President of the Senate
- In office 19 June 1979 – 31 December 1980
- President: John Vorster Marais Viljoen
- Prime Minister: P. W. Botha
- Preceded by: Marais Viljoen
- Succeeded by: Position abolished Kobie Coetsee (1994)

Minister of Justice, Police and Prisons
- In office 29 April 1974 – 19 June 1979
- Prime Minister: John Vorster P. W. Botha
- Preceded by: Petrus Cornelius Pelser as Minister of Justice Lourens Muller as Minister of Police
- Succeeded by: Alwyn Schlebusch as Minister of Justice Louis le Grange as Minister of Police

Personal details
- Born: James Thomas Kruger 20 December 1917 Bethlehem, Orange Free State, South Africa
- Died: 9 May 1987 (aged 69) Irene, Transvaal, South Africa
- Party: National Party (1962–1980)
- Other political affiliations: Conservative Party (1982–1987)
- Spouse: Susan Kruger ​(m. 1943)​
- Children: 2
- Alma mater: University of the Witwatersrand
- Occupation: Politician, lawyer

= Jimmy Kruger =

South African politician (1917–1987)

James Thomas Kruger (20 December 1917 – 9 May 1987) was a South African lawyer and politician of Welsh descent who was part of the conservative National Party-led government which championed apartheid. He rose to the position of Minister of Justice and the Police in the cabinet of Prime Minister John Vorster from 1974 to 1979. He was also President of the Senate from 1979 until 1980, when it was abolished.

==Background==
Kruger was born in Bethlehem, Orange Free State, South Africa to Welsh parents and was adopted by Afrikaner parents. He obtained his matric from a high school in Ventersdorp and then became a miner. He trained as a surveyor at a gold mine in Brakpan before taking an exam as a mining surveyor. Later he would work as surveyor engineer in Barberton.

==Education==
Kruger studied part-time for an Afrikaans teaching degree from the University of South Africa (UNISA) and later attended the University of the Witwatersrand where he obtained a law degree in 1954. He began practising as a lawyer in 1955.

==Political career==
In 1962 he became a member of the Transvaal Provincial Council. As National Party candidate, he became a member of the House of Assembly in the South African parliament from 1966. In 1972, Kruger was made a deputy cabinet minister in the police, health and welfare portfolio. In 1974 he was upgraded to a full minister for the police, prisons and justice portfolio. In June 1979, the ceremonial post of President of the Senate but retired in 1980 when the Senate was abolished.

===Steve Biko===
He was responsible for the banning of Black Consciousness Movement leader Steve Biko; when Biko died in police custody, the police claimed that Biko had died during a hunger strike. This account was challenged by the white South African journalist Donald Woods, a personal friend of Biko. Kruger's response to Biko's death was: "Dit laat my koud." ("It leaves me cold.").

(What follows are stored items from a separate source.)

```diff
@@ -931,6 +1181,35 @@
 #undef VEON_LAUNCH_CL
     return launch_status();
   }
+  if (fused_variant(c, n_tiles, out_layout) == VEON_POOL_FUSED_PERSISTENT) {
+    int n_cu = 0, lds_bytes = 0;
+    if (!persistent_limits(&n_cu, &lds_bytes)) return VEON_ERR_LAUNCH;
+    const int lds = lds_bytes / kPWgPerCu;
+    const int arena_floats = lds / (int)sizeof(float) - kPFixedWords;
+    if (arena_floats < c * (kTileV + 1)) return VEON_ERR_LAUNCH;
+    const int64_t want = (int64_t)n_cu * kPWgPerCu;
+    const unsigned n_wg = (unsigned)(want < n_tiles ? want : n_tiles);
+#define VEON_LAUNCH_PCF(VEC, FT)                                                  \
+  do {                                                                            \
+    static const hipError_t attr = hipFuncSetAttribute(                           \
+        reinterpret_cast<const void*>(&k_pool_fused_cf<VEC, FT>),                 \
+        hipFuncAttributeMaxDynamicSharedMemorySize, lds);                         \
+    if (attr != hipSuccess) return VEON_ERR_LAUNCH;                               \
+    hipLaunchKernelGGL((k_pool_fused_cf<VEC, FT>), dim3(n_wg), dim3(kPThreads),   \
+                       (size_t)lds, s, a, plan4, c, voxels_per_batch,             \
+                       tiles_per_batch, n_tiles, out, plane_stride, arena_floats); \
+  } while (0)
+    const bool v4 = (c % 4 == 0) && aligned16(feat);
+    if (feat_dtype == VEON_FEAT_F32) {
+      if (v4) VEON_LAUNCH_PCF(4, FeatF32); else VEON_LAUNCH_PCF(1, FeatF32);
+    } else if (feat_dtype == VEON_FEAT_F16) {
+      if (v4) VEON_LAUNCH_PCF(4, FeatF16); else VEON_LAUNCH_PCF(1, FeatF16);
+    } else {
+      if (v4) VEON_LAUNCH_PCF(4, FeatBF16); else VEON_LAUNCH_PCF(1, FeatBF16);
+    }
+#undef VEON_LAUNCH_PCF
+    return launch_status();
+  }
   const int cs = c <= 128 ? c : 64;
   const int slabs = (c + cs - 1) / cs;
   const bool dense = (int64_t)n_intervals > 12 * n_tiles;
@@ -941,7 +1220,7 @@
   const int ov = (veon_pool_debug_flags >> 8) & 15;
   const int chunked = (slabs != 1 || (veon_pool_debug_flags & 16)) ? -1 : (ov ? ov - 1 : -1);
 #define VEON_LAUNCH_CF(VEC, CAP, FT)                                          \
-  hipLaunchKernelGGL((k_pool_fused_cf<VEC, CAP, FT>), grid, dim3(kBlock), lds, \
+  hipLaunchKernelGGL((k_pool_slab_cf<VEC, CAP, FT>), grid, dim3(kBlock), lds,  \
                      s, a, plan4, c, cs, voxels_per_batch, tiles_per_batch, out,   \
                      plane_stride, chunked)
 #define VEON_LAUNCH_CF2(VEC, FT) \
```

Kruger later began to recant his earlier statements, while claiming that Biko had authored pamphlets calling for "blood and body in the streets." Woods came under increasing scrutiny for his articles, and finally, following the publication of an article calling on Kruger to resign, he was banned under direct orders from Kruger. Not long afterwards, Woods and his family fled the country for a life of exile in England.

In response to international pressure, the South African government ordered an inquest to investigate the cause of Biko's death; the presiding magistrate concluded that Biko had died of brain damage caused by head injury; however, no one was held responsible for, or prosecuted for, Biko's death. Even so, it was the end of Kruger's career. Having decided that his performance had severely compromised the country's credibility abroad, the government ordered him to resign, and he lost not only his cabinet post, but his membership in the ruling party, as well. In 1982, Kruger joined the Conservative Party of Andries Treurnicht in protest against the racial reforms of the Botha Government. Kruger spent the rest of his life in political obscurity.

==Marriage==
Kruger was married to Susan Kruger after whom the Robben Island ferry the Susan Kruger was named in 1977.

==Death==
Kruger died at his home in Irene after recently having heart surgery. He was survived by his wife, Susanna and two sons, Eugene and Eitel.

==Cultural references==
In the film Cry Freedom (1987), which was based on Woods's role in the anti-apartheid struggle, Kruger was portrayed by English actor John Thaw.

In the film Goodbye Bafana (2007), Kruger was portrayed by South African actor Norman Anstey.